On July 31, Fox & Friends invited University of Toronto professor Jordan Peterson on air to share extremist opinions regarding teaching students tolerance. During his appearance, Peterson asserted that “faculties of education are full of people who are radical.”
Peterson is an anti-LGBTQ extremist, using his platform as a media pundit to spread misinformation that stokes dangerous hatred. On his Twitter account, he has made specious claims that the movement for transgender equality and same-sex parents are a sign of “cultural collapse,” and that “science has not yet proven that trans is even a thing.”
We are calling out Peterson -- and Fox & Friends for elevating his extremely dangerous rhetoric.
Last year, HRC debunked myths about transgender people being perpetrated by quacks and bigots like Peterson. Check out our video explainer, part of our McHugh Exposed campaign, here:
A widespread medical consensus and growing body of research have affirmed the reality of transgender people’s identities. Major medical associations, including the American Medical Association and the American Psychological Association, have reinforced the validity of transgender people’s gender identities, as well as the medical necessity of transition-related care. The American Academy of Pediatrics and the American College of Osteopathic Pediatricians also publicly support inclusive practices for transgender and gender expansive youth.
And Peterson’s ill-informed comments dismissing the importance of inclusive learning environments, and the teachers who help create them, simply promote putting children in peril.
- Inclusive schools are key to the success and well-being of LGBTQ students -- the exact concept Peterson stands against.
- To date, only 19 states and the District of Columbia have enacted anti-bullying laws to protect LGBTQ students from being bullied by students, teachers and school staff on the basis of sexual orientation and gender identity.
- Meanwhile, just 13 states and the District of Columbia have passed school non-discrimination laws and state-wide regulations to protect LGBTQ students from discrimination in schools on the basis of sexual orientation and gender identity.
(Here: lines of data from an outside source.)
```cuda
__global__ void k_flush_lists(Eng G) {
    const int r = blockIdx.y;
    const RepCtr *c = &G.ctr[r];
    const size_t base = (size_t)r * G.Npad;
    const uint32_t cur = c->lsel;
    const int lane = threadIdx.x & 31;
    const uint32_t n_warps = gridDim.x * (blockDim.x >> 5);
    for (uint32_t seg = blockIdx.x * (blockDim.x >> 5) + (threadIdx.x >> 5); seg < G.n_seg; seg += n_warps) {
        const uint2 cnt = *seg_count(G, r, cur, seg);
        const uint32_t nf = min(cnt.x, G.seg_cap), n = min(cnt.x + cnt.y, G.seg_cap);
        const uint2 *in = seg_ptr(G, r, cur, seg);
        for (uint32_t i = lane; i < n; i += 32) {
            const uint2 e = in[i < nf ? i : i + (G.seg_cap - n)];
            if ((e.y & H_PEND) || H_STATE(e.y) >= RB_RECOVERED) continue;
            const uint32_t h = G.hot[base + e.x];
            G.hot[base + e.x] = (h & ~(H_DAYS_MASK | H_FRESH)) | (e.y & (H_DAYS_MASK | H_FRESH));
        }
    }
}
__global__ void k_rebuild_lists(Eng G) {
    const int r = blockIdx.y;
    RepCtr *c = &G.ctr[r];
    const size_t base = (size_t)r * G.Npad;
    const uint32_t cur = c->lsel;
    for (int a = blockIdx.x * blockDim.x + threadIdx.x; a < G.N; a += gridDim.x * blockDim.x) {
        if (!owns(G, (uint32_t)a)) continue;
        uint32_t h = G.hot[base + a];
        const uint32_t st = H_STATE(h);
        if (!((st >= RB_INCUBATION && st <= RB_IN_ICU) || (st >= RB_RECOVERED && !(h & H_INCL)))) continue;
        if (h & H_QUEUED) h |= H_DET;
        G.perm[base + a] = sweep_slot(G, c, (uint32_t)a);
        list_add(G, r, c, cur, (uint32_t)a, h);
    }
}
__global__ void k_clear_lists(Eng G) {
    const size_t n = (size_t)G.R * 2 * G.n_seg;
    for (size_t i = (size_t)blockIdx.x * blockDim.x + threadIdx.x; i < n; i += (size_t)gridDim.x * blockDim.x) G.seg_n[i] = make_uint2(0u, 0u);
}

#endif
```

Before: 744.9 billion.

## Park long-idle active agents in per-segment day buckets to skip daily sweeps

Adds a per-segment timing wheel of 64 day buckets. Agents whose next transition is several days away (hospitalized, in ICU, detected, or long ill) are moved out of the active list into the bucket for their wake-up day. Each day the sweep only reads the bucket for that day, fast-forwards those agents' counters, and sends them to the slow transition stage. This is meant to cut the per-day cost of re-reading and re-writing stable active entries. In exchange it adds bucket bookkeeping, shared-memory atomics, extra memory, and flush and clear paths, plus overflow handling when a bucket is full.

Result: faster. 762.0 billion, median of 6 (+2.3%).

```diff
diff --git a/include/reina_b200.h b/include/reina_b200.h
--- a/include/reina_b200.h
+++ b/include/reina_b200.h
@@ -172,6 +172,7 @@
 
 int64_t rb_launch_count(rb_engine *e);
 int64_t rb_copied_bytes(rb_engine *e, int32_t direction);
+int rb_park_stats(rb_engine *e, int64_t *out4);
 const char *rb_last_error(void);
 
 #ifdef __cplusplus
diff --git a/reina_b200/_abi.py b/reina_b200/_abi.py
--- a/reina_b200/_abi.py
+++ b/reina_b200/_abi.py
@@ -88,7 +88,7 @@
 SHARD_SYMBOLS = ['shard_unique_id', 'shard_init', 'shard_init_local', 'shard_rank', 'shard_nranks', 'shard_message_bytes', 'shard_exchange',
                  'state_bytes', 'save_state', 'load_state',
                  'comm_init', 'comm_rank', 'comm_size', 'comm_allreduce', 'comm_allgather', 'reduce_moments',
-                 'step_timed', 'debug_flag', 'debug_phase_cycles', 'copied_bytes'] + TX_SYMBOLS + SX_SYMBOLS + BRANCH_SYMBOLS
+                 'step_timed', 'debug_flag', 'debug_phase_cycles', 'copied_bytes', 'park_stats'] + TX_SYMBOLS + SX_SYMBOLS + BRANCH_SYMBOLS
 SH_SHIFT = 12
 
 
@@ -179,6 +179,7 @@
             f['debug_phase_cycles'].argtypes = [vp, C.c_int32, C.c_void_p]
             f['copied_bytes'].argtypes = [vp, C.c_int32]
             f['copied_bytes'].restype = C.c_int64
+            f['park_stats'].argtypes = [vp, C.POINTER(C.c_int64)]
         self.f = f
         if prefix == 'rb_':
             self.bind_transmission()
@@ -439,6 +440,11 @@
         f = self.lib.f['copied_bytes']
         return int(f(self.h, 0)), int(f(self.h, 1))
 
+    def park_stats(self):
+        out = np.zeros(4, dtype=np.int64)
+        self.lib.check(self.lib.f['park_stats'](self.h, _ptr(out, C.c_int64)), 'park_stats')
+        return {'woken': int(out[0]), 'full': int(out[1]), 'parked': int(out[2]), 'fullest_bucket': int(out[3])}
+
 
 def shard_init_local(engines, exchange_capacity=0.0):
     lib = engines[0].lib
diff --git a/reina_b200/csrc/branch.cuh b/reina_b200/csrc/branch.cuh
--- a/reina_b200/csrc/branch.cuh
+++ b/reina_b200/csrc/branch.cuh
@@ -27,6 +27,7 @@
         branch_copy_bytes(G.q_agent + j * Q, G.q_agent + s * Q, Q * sizeof(int32_t), tid, nt);
         branch_copy_bytes(G.stats + j * S, G.stats + s * S, S * sizeof(int32_t), tid, nt);
         for (size_t i = tid; i < 2 * (size_t)G.n_seg; i += nt) G.seg_n[2 * (size_t)G.n_seg * j + i] = make_uint2(0u, 0u);
+        for (size_t i = tid; i < (size_t)G.n_seg * PARK_B; i += nt) G.park_n[(size_t)G.n_seg * PARK_B * j + i] = 0u;
     }
     if (blockIdx.x != 0) return;
     const uint32_t *cs = reinterpret_cast<const uint32_t *>(&G.ctr[s]);
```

Without such policies in place, LGBTQ youth remain vulnerable to discrimination, harassment and bullying from peers, teachers and administrators. HRC Foundation and the University of Connecticut recently released the largest-of-its-kind survey of more than 12,000 LGBTQ teenagers across the nation, revealing in distressing detail the persistent challenges so many of them face going about their daily lives at home, at school and in their communities.
It found that these teenagers are not only experiencing heartbreaking levels of stress, anxiety and rejection, but also overwhelmingly feel unsafe in their own school classrooms. Only 27 percent of LGBTQ youth can “definitely” be themselves in school as an LGBTQ person and only 26 percent of LGBTQ youth report that they always feel safe in the classroom.
HRC remains committed to protecting LGBTQ youth and training youth-serving professionals through its the Welcoming Schools program, the All Children-All Families program and the Time to THRIVE conference.